见江黎一直未开口,他跪着朝前移了移,手缓缓抬起,试图去抓她的手,可是在即将碰触上时他又顿住。
电闪雷鸣间他看到了江黎手背上的冻疮痕迹,虽没了伤口,但那抹红痕依然还在,像是被刀子戳上了心口,他身子猛地一颤。
无法言说的痛意瞬间袭遍全身,懊悔夹杂着其他纷涌而来,伴着雨水有什么从眼角倾泻而下。
“阿黎……”他哽噎出声。
怕她还误会他同江藴的事,他又解释道:“我同江藴没有任何关系,长久以来,我也只是把她当成救命恩人,仅此而已。”
“阿黎,我喜欢的一直都是你,也只是你。”
“之前是我没识得自己的心意,是我的错。”
“阿黎,求你,别再气了好不好?”
征战沙场多年的男儿从来只是流血不流泪,可今夜谢云舟有些忍不住了,想起江黎受到的那些苦,心便难安,泪水就这么流淌下来,好似断了线的珠子,止都止不住。

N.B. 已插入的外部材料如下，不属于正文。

struct ConvArgs {
    const void* x;
    const void* w;
    void* y;
    const float* bias;
    int B, Hi, Wi, Cin, x_ld;
    int Ho, Wo, Cout, y_ld;
    int Hs, Ws, oy0, ox0, os, is;
    int frame;
    int pad_mode, act;
    int w_tap_stride;
    int ntaps;
    int taps[64];
    int kh, kw, dy0, dx0;
    float* stats;
    const void* res;
    const void* fold;
    int res_ld, fold_ld;
    const void* bz;
// ... 490 lines not shown
                                add_bf16x8(f, q); add_bf16x8(f, q + f_lo);
                            }
                        }
                    }
                    bf16x8 hi, lo;
#pragma unroll
                    for (int e = 0; e < 8; ++e) {
                        hi[e] = (bf16_t)f[e];
                        lo[e] = (bf16_t)(f[e] - (float)hi[e]);
                    }
                    bf16_t* yp = Y + (((size_t)n * a.Ho + (oy * a.os + oy0_)) * a.Wo + (ox * a.os + ox0_)) * a.y_ld + n0 + chl;
                    *reinterpret_cast<bf16x8*>(yp) = hi;
                    *reinterpret_cast<bf16x8*>(yp + y_lo) = lo;
                    if constexpr (FUSE) {
                        if (bst) {
                            const bf16_t* zp = Z + (((size_t)n * a.Hs + oy) * a.Ws + ox) * a.bz_ld + n0 + chl;
                            float zf[8];
#pragma unroll
                            for (int e = 0; e < 8; ++e) zf[e] = 0.f;
                            add_bf16x8(zf, zp);
                            add_bf16x8(zf, zp + z_lo);
#pragma unroll
                            for (int e = 0; e < 8; ++e) {
                                const float xh = (zf[e] - bmu[e]) * brs[e];
                                float gg = (float)hi[e] + (float)lo[e];
                                if (a.bact == ACT_RELU) gg = xh > 0.f ? gg : 0.f;
                                else if (a.bact == ACT_LRELU) gg = xh > 0.f ? gg : LRELU_SLOPE * gg;
                                bs1[e] += gg;
                                bs2[e] += gg * xh;
                            }
                        }
                    }
                }
            }
            if constexpr (FUSE) {
                if (bst) {
                    __syncthreads();
                    float* red = reinterpret_cast<float*>(smem);
#pragma unroll
                    for (int e = 0; e < 8; ++e) { red[tid * 16 + e] = bs1[e]; red[tid * 16 + 8 + e] = bs2[e]; }
                    __syncthreads();
                    const int ntile = gridDim.x / ntn;
                    for (int cl = tid; cl < CR; cl += NTH) {
                        const int ch = chan_of(cl, rd);
                        if (n0 + ch < a.Cout) {
                            float t1 = 0.f, t2 = 0.f;
                            for (int q = 0; q < NTH / CPR; ++q) {
                                const float* r = red + (q * CPR + (cl >> 3)) * 16 + (cl & 7);
                                t1 += r[0];
                                t2 += r[8];
                            }
                            float* dst = a.bstats + (((size_t)n * ntile + spc) * a.Cout + n0 + ch) * 2;
                            dst[0] = t1;
                            dst[1] = t2;
                        }
                    }
                }
            }
        }
    } else if constexpr (sizeof(OutT) == 2) {
        constexpr int RS = BN * 2 + 16;
        char* st = smem;
#pragma unroll
        for (int nt = 0; nt < TN; ++nt) {
            const int co = (wn * TN + nt) * 16 + co_l;
            float bv[4];
#pragma unroll
            for (int r = 0; r < 4; ++r)
                bv[r] = (a.bias != nullptr && n0 + co + r < a.Cout) ? a.bias[n0 + co + r] : 0.f;
#pragma unroll
            for (int mt = 0; mt < TM; ++mt) {
                const int prow = (wm * TM + mt) * HALO_W + (lane & 15);
                bf16x4 o;
#pragma unroll
                for (int r = 0; r < 4; ++r) {
                    if constexpr (NIE) o[r] = (bf16_t)act_apply((acc[mt][nt][r] - nmr[nt][r]) * nrr[nt][r], a.nie_act);
                    else o[r] = (bf16_t)act_apply(acc[mt][nt][r] + bv[r], a.act);
                }
                *reinterpret_cast<bf16x4*>(st + prow * RS + co * 2) = o;
            }
        }
        OutT* __restrict__ Y = (OutT*)a.y;
        const bf16_t* __restrict__ R = (const bf16_t*)a.res;
        const bf16_t* __restrict__ F = (const bf16_t*)a.fold;
        constexpr int CPR = BN / 8;
        constexpr int NIT = BM * CPR / NTH;
        u32x4 rv[FUSE ? NIT : 1], zv[FUSE ? NIT : 1];
        if constexpr (FUSE) {
#pragma unroll
            for (int it = 0; it < NIT; ++it) {
                const int cidx = tid + NTH * it;
                const int prow = cidx / CPR, ch = (cidx % CPR) * 8;
                const int oy = y0 + prow / HALO_W, ox = x0 + prow % HALO_W;
                const bool ok = R != nullptr && oy < a.Hs && ox < a.Ws && n0 + ch < a.Cout;
                rv[it] = *reinterpret_cast<const u32x4*>(
                    ok ? R + (((size_t)n * a.Hs + oy) * a.Ws + ox) * a.res_ld + n0 + ch : (const bf16_t*)g_zero_chunk);
                const bool okz = a.bstats != nullptr && oy < a.Hs && ox < a.Ws && n0 + ch < a.Cout;
                zv[it] = *reinterpret_cast<const u32x4*>(
                    okz ? (const bf16_t*)a.bz + (((size_t)n * a.Hs + oy) * a.Ws + ox) * a.bz_ld + n0 + ch : (const bf16_t*)g_zero_chunk);
            }
        }
        const bool bst = FUSE && a.bstats != nullptr;
        float bs1[8], bs2[8], bmu[8], brs[8];
#pragma unroll
        for (int e = 0; e < 8; ++e) { bs1[e] = 0.f; bs2[e] = 0.f; bmu[e] = 0.f; brs[e] = 0.f; }
        if constexpr (FUSE) {
            static_assert(NTH % CPR == 0, "a thread keeps its channel chunk over the store loop");
            const int chl = (tid % CPR) * 8;
            if (bst && n0 + chl < a.Cout) {
#pragma unroll
                for (int e = 0; e < 8; ++e) {
                    bmu[e] = a.bmean[(size_t)n * a.Cout + n0 + chl + e];
                    brs[e] = a.brstd[(size_t)n * a.Cout + n0 + chl + e];
                }
            }
        }
        __syncthreads();
#pragma unroll
        for (int it = 0; it < NIT; ++it) {
            const int cidx = tid + NTH * it;
            const int prow = cidx / CPR, ch = (cidx % CPR) * 8;
            const int oy = y0 + prow / HALO_W, ox = x0 + prow % HALO_W;
            if (oy < a.Hs && ox < a.Ws && n0 + ch < a.Cout) {
                OutT* yp = Y + (((size_t)n * a.Ho + (oy * a.os + oy0_)) * a.Wo + (ox * a.os + ox0_)) * a.y_ld + n0 + ch;
                u32x4 v = *reinterpret_cast<const u32x4*>(st + prow * RS + ch * 2);
                if constexpr (FUSE) {
                    float f[8], g[8];
                    unpack_bf16x8(v, f);
                    unpack_bf16x8(rv[it], g);
#pragma unroll
                    for (int e = 0; e < 8; ++e) f[e] += g[e];
                    if (F != nullptr) {
                        const int ey = oy == 1 ? 0 : (oy == a.Hs - 2 ? a.Hs + 1 : -1);
                        const int ex = ox == 1 ? 0 : (ox == a.Ws - 2 ? a.Ws + 1 : -1);
                        const OutT* Fn = F + (size_t)n * (a.Hs + 2) * (a.Ws + 2) * a.fold_ld + n0 + ch;
                        if (ey >= 0) add_bf16x8(f, Fn + ((size_t)ey * (a.Ws + 2) + ox + 1) * a.fold_ld);
                        if (ex >= 0) add_bf16x8(f, Fn + ((size_t)(oy + 1) * (a.Ws + 2) + ex) * a.fold_ld);
                        if (ey >= 0 && ex >= 0) add_bf16x8(f, Fn + ((size_t)ey * (a.Ws + 2) + ex) * a.fold_ld);
                    }
                    bf16x8 o;
#pragma unroll
                    for (int e = 0; e < 8; ++e) o[e] = (bf16_t)f[e];
                    v = __builtin_bit_cast(u32x4, o);
                    if (bst) {
                        float zf[8];
                        unpack_bf16x8(zv[it], zf);
#pragma unroll
                        for (int e = 0; e < 8; ++e) {
                            const float xh = (zf[e] - bmu[e]) * brs[e];
                            float gg = (float)o[e];
                            if (a.bact == ACT_RELU) gg = xh > 0.f ? gg : 0.f;
                            else if (a.bact == ACT_LRELU) gg = xh > 0.f ? gg : LRELU_SLOPE * gg;
                            bs1[e] += gg;
                            bs2[e] += gg * xh;
                        }
                    }
                }
                *reinterpret_cast<u32x4*>(yp) = v;
            }
        }
        if constexpr (FUSE) {
            if (bst) {
                __syncthreads();
                float* red = reinterpret_cast<float*>(smem);
#pragma unroll
                for (int e = 0; e < 8; ++e) { red[tid * 16 + e] = bs1[e]; red[tid * 16 + 8 + e] = bs2[e]; }
                __syncthreads();
                const int ntile = gridDim.x / ntn;
                for (int cl = tid; cl < BN; cl += NTH) {
                    if (n0 + cl < a.Cout) {
                        float t1 = 0.f, t2 = 0.f;
                        for (int q = 0; q < NTH / CPR; ++q) {
                            const float* r = red + (q * CPR + (cl >> 3)) * 16 + (cl & 7);
                            t1 += r[0];
                            t2 += r[8];
                        }
                        float* dst = a.bstats + (((size_t)n * ntile + spc) * a.Cout + n0 + cl) * 2;
                        dst[0] = t1;
                        dst[1] = t2;
                    }
                }
            }
        }
    } else {
        OutT* __restrict__ Y = (OutT*)a.y;
        const bool vec_ok = ((a.Cout & 3) == 0) && ((a.y_ld & 3) == 0);
#pragma unroll
        for (int mt = 0; mt < TM; ++mt) {
            const int oy = y0 + wm * TM + mt, ox = x0 + (lane & 15);
            if (oy >= a.Hs || ox >= a.Ws) continue;
            OutT* yp = Y + (((size_t)n * a.Ho + (oy * a.os + oy0_)) * a.Wo + (ox * a.os + ox0_)) * a.y_ld;
#pragma unroll
            for (int nt = 0; nt < TN; ++nt) {
                const int co = n0 + (wn * TN + nt) * 16 + co_l;
                if (co >= a.Cout) continue;
                float v[4];
#pragma unroll
                for (int r = 0; r < 4; ++r) {
                    const float b = (a.bias != nullptr && co + r < a.Cout) ? a.bias[co + r] : 0.f;
                    v[r] = act_apply(acc[mt][nt][r] + b, a.act);
                }
                if (FUSE && a.res != nullptr) {
                    const float* rp = (const float*)a.res + (((size_t)n * a.Hs + oy) * a.Ws + ox) * a.res_ld + co;
#pragma unroll
                    for (int r = 0; r < 4; ++r)
                        if (co + r < a.Cout) v[r] += rp[r];
                }
                if (FUSE && a.fold != nullptr) {
                    const int ey = oy == 1 ? 0 : (oy == a.Hs - 2 ? a.Hs + 1 : -1);
                    const int ex = ox == 1 ? 0 : (ox == a.Ws - 2 ? a.Ws + 1 : -1);
                    const float* Fn = (const float*)a.fold + (size_t)n * (a.Hs + 2) * (a.Ws + 2) * a.fold_ld + co;
#pragma unroll
                    for (int r = 0; r < 4; ++r) {
                        if (co + r >= a.Cout) continue;
                        if (ey >= 0) v[r] += Fn[((size_t)ey * (a.Ws + 2) + ox + 1) * a.fold_ld + r];
                        if (ex >= 0) v[r] += Fn[((size_t)(oy + 1) * (a.Ws + 2) + ex) * a.fold_ld + r];
                        if (ey >= 0 && ex >= 0) v[r] += Fn[((size_t)ey * (a.Ws + 2) + ex) * a.fold_ld + r];
                    }
                }
                if (vec_ok) {
                    *reinterpret_cast<f32x4*>(yp + co) = f32x4{v[0], v[1], v[2], v[3]};
                } else {
#pragma unroll
                    for (int r = 0; r < 4; ++r)
                        if (co + r < a.Cout) yp[co + r] = v[r];
                }
            }
        }
    }
}

template <typename T, typename OutT, int BN, int WM, int WN, int KCH, int ABUF, int TH = 16, bool FUSE = false, int KWC = 0, bool MC = false, bool PK = false,
          bool S2D = false, bool NIE = false>
static int launch_halo_cfg(const ConvArgs& a, hipStream_t st, int* tiles_out = nullptr) {
    if constexpr (!NIE && KWC == 3 && (TH == 16 || (TH == 8 && !PK)) && BN == 128 && WM == 4 && WN == 2 && KCH == 8 && !MC && !S2D &&
                  sizeof(T) == 2 && ((std::is_same<OutT, bf16_t>::value && !PK) || (std::is_same<OutT, bfpair_t>::value && PK))) {
        if (a.nie_sync != nullptr) {
            if ((FUSE && (a.fold != nullptr || a.bstats != nullptr)) || a.stats == nullptr || a.Cout % BN) return CTG_EINVAL;
            return launch_halo_cfg<T, OutT, BN, WM, WN, KCH, ABUF, TH, FUSE, KWC, false, PK, false, true>(a, st, tiles_out);
        }
    }
    if constexpr (!S2D && !FUSE && !MC && KWC == 0 && TH == 16 && sizeof(T) == 2 && KCH == 8 && BN >= 64 && !std::is_same<OutT, float>::value) {
        if (a.s2d) {
            if (a.res != nullptr || a.fold != nullptr) return -1;
            return launch_halo_cfg<T, OutT, BN, WM, WN, KCH, ABUF, TH, false, 0, false, PK, true>(a, st, tiles_out);
        }
    }
    if (a.s2d && !S2D) return -1;
    if constexpr (!FUSE && !MC && !S2D && !NIE) {
        if (a.res != nullptr || a.fold != nullptr) return launch_halo_cfg<T, OutT, BN, WM, WN, KCH, ABUF, TH, true, KWC, false, PK>(a, st, tiles_out);
    }
    if constexpr (!MC && !S2D && !FUSE && KWC == 0 && (TH == 16 || (TH == 8 && BN == 64)) && sizeof(T) == 2 &&
                  ((std::is_same<OutT, bf16_t>::value && !PK) || (std::is_same<OutT, bfpair_t>::value && PK))) {
        if (a.ncls == 4) return launch_halo_cfg<T, OutT, BN, WM, WN, KCH, ABUF, TH, false, 0, true, PK>(a, st, tiles_out);
    }
    if constexpr (KWC == 0 && !MC && !S2D && sizeof(T) == 2) {
        if (a.kw == 3 && a.kh <= 3 && a.ncls <= 1) return launch_halo_cfg<T, OutT, BN, WM, WN, KCH, ABUF, TH, FUSE, 3, false, PK>(a, st, tiles_out);
    }
    if (a.ncls > 1 && !MC && !S2D) return -1;
    if (a.nie_sync != nullptr && !NIE) return CTG_EINVAL;
    constexpr int NTH = WM * WN * 64;
    const int hpw = HALO_W + a.kw - 1, hph = TH + a.kh - 1;
    const int hpc = hph * hpw * KCH;
    const int hpc64 = (hpc + 63) & ~63;
    const int epc = VecOf<T>::N;
    const int nchunk = a.Cin / (KCH * epc);
    const int main_lds = (((nchunk > 1 && ABUF == 2) ? 2 : 1) * hpc64 + 2 * BN * KCH) * 16;
    const int epi_lds = std::is_same<OutT, bfpair_t>::value ? TH * HALO_W * ((BN / WN) * 4 + 16)
                        : sizeof(OutT) == 2 ? TH * HALO_W * (BN * 2 + 16) : 0;
    if (FUSE && a.bstats != nullptr && WM * WN * 64 * 64 > (main_lds > epi_lds ? main_lds : epi_lds)) return -1;
    const int smem = main_lds > epi_lds ? main_lds : epi_lds;
    if (smem > 160 * 1024 || hph * hpw >= 65536) return -1;
    static unsigned long long attr_mask = 0;
    {
        const int rc = ctg_lds_attr_once((const void*)conv_halo_kernel<T, OutT, BN, WM, WN, KCH, ABUF, TH, FUSE, KWC, MC, PK, S2D, NIE>,
                                         160 * 1024, &attr_mask);
        if (rc != CTG_OK) return rc;
    }
    const int tiles = ((a.Hs + TH - 1) / TH) * ((a.Ws + HALO_W - 1) / HALO_W) * (MC ? 4 : 1);
    if (tiles_out != nullptr) *tiles_out = tiles;
    const int ntn = (a.Cout + BN - 1) / BN;
    if constexpr (NIE) {
        static int occ_dev[64];
        int dev = 0;
        if (hipGetDevice(&dev) != hipSuccess) dev = 0;
        dev &= 63;
        if (occ_dev[dev] == 0) {
            int occ = 0;
            if (hipOccupancyMaxActiveBlocksPerMultiprocessor(
                    &occ, (const void*)conv_halo_kernel<T, OutT, BN, WM, WN, KCH, ABUF, TH, FUSE, KWC, MC, PK, S2D, NIE>, NTH, smem) != hipSuccess ||
                occ < 1)
                occ = 1;
            occ_dev[dev] = occ;
        }
        const int share = ctg_knobs().nie_share > 0 ? ctg_knobs().nie_share : 2;
        if ((long)tiles * ntn * share > (long)occ_dev[dev] * ctg_cu_count()) return 2;
    }
    dim3 grid(tiles * ntn, a.B);
    hipLaunchKernelGGL((conv_halo_kernel<T, OutT, BN, WM, WN, KCH, ABUF, TH, FUSE, KWC, MC, PK, S2D, NIE>), grid, dim3(NTH), smem, st, a);
    return ctg_launch_status();
}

风把他的声音吹散到四周,那一声声对不起,让人莫名心酸。
江黎居高临下睨着他,神色较下午缓和了很多,语气也不再那般冷。
她道:“你先起来。”
方才阿九又劝又拉都没能把谢云舟弄起来,江黎一句话,谢云舟听话的站起,只是跪得时间太久,全身僵硬,四肢更是不听使唤,他只得双手撑地慢慢站起。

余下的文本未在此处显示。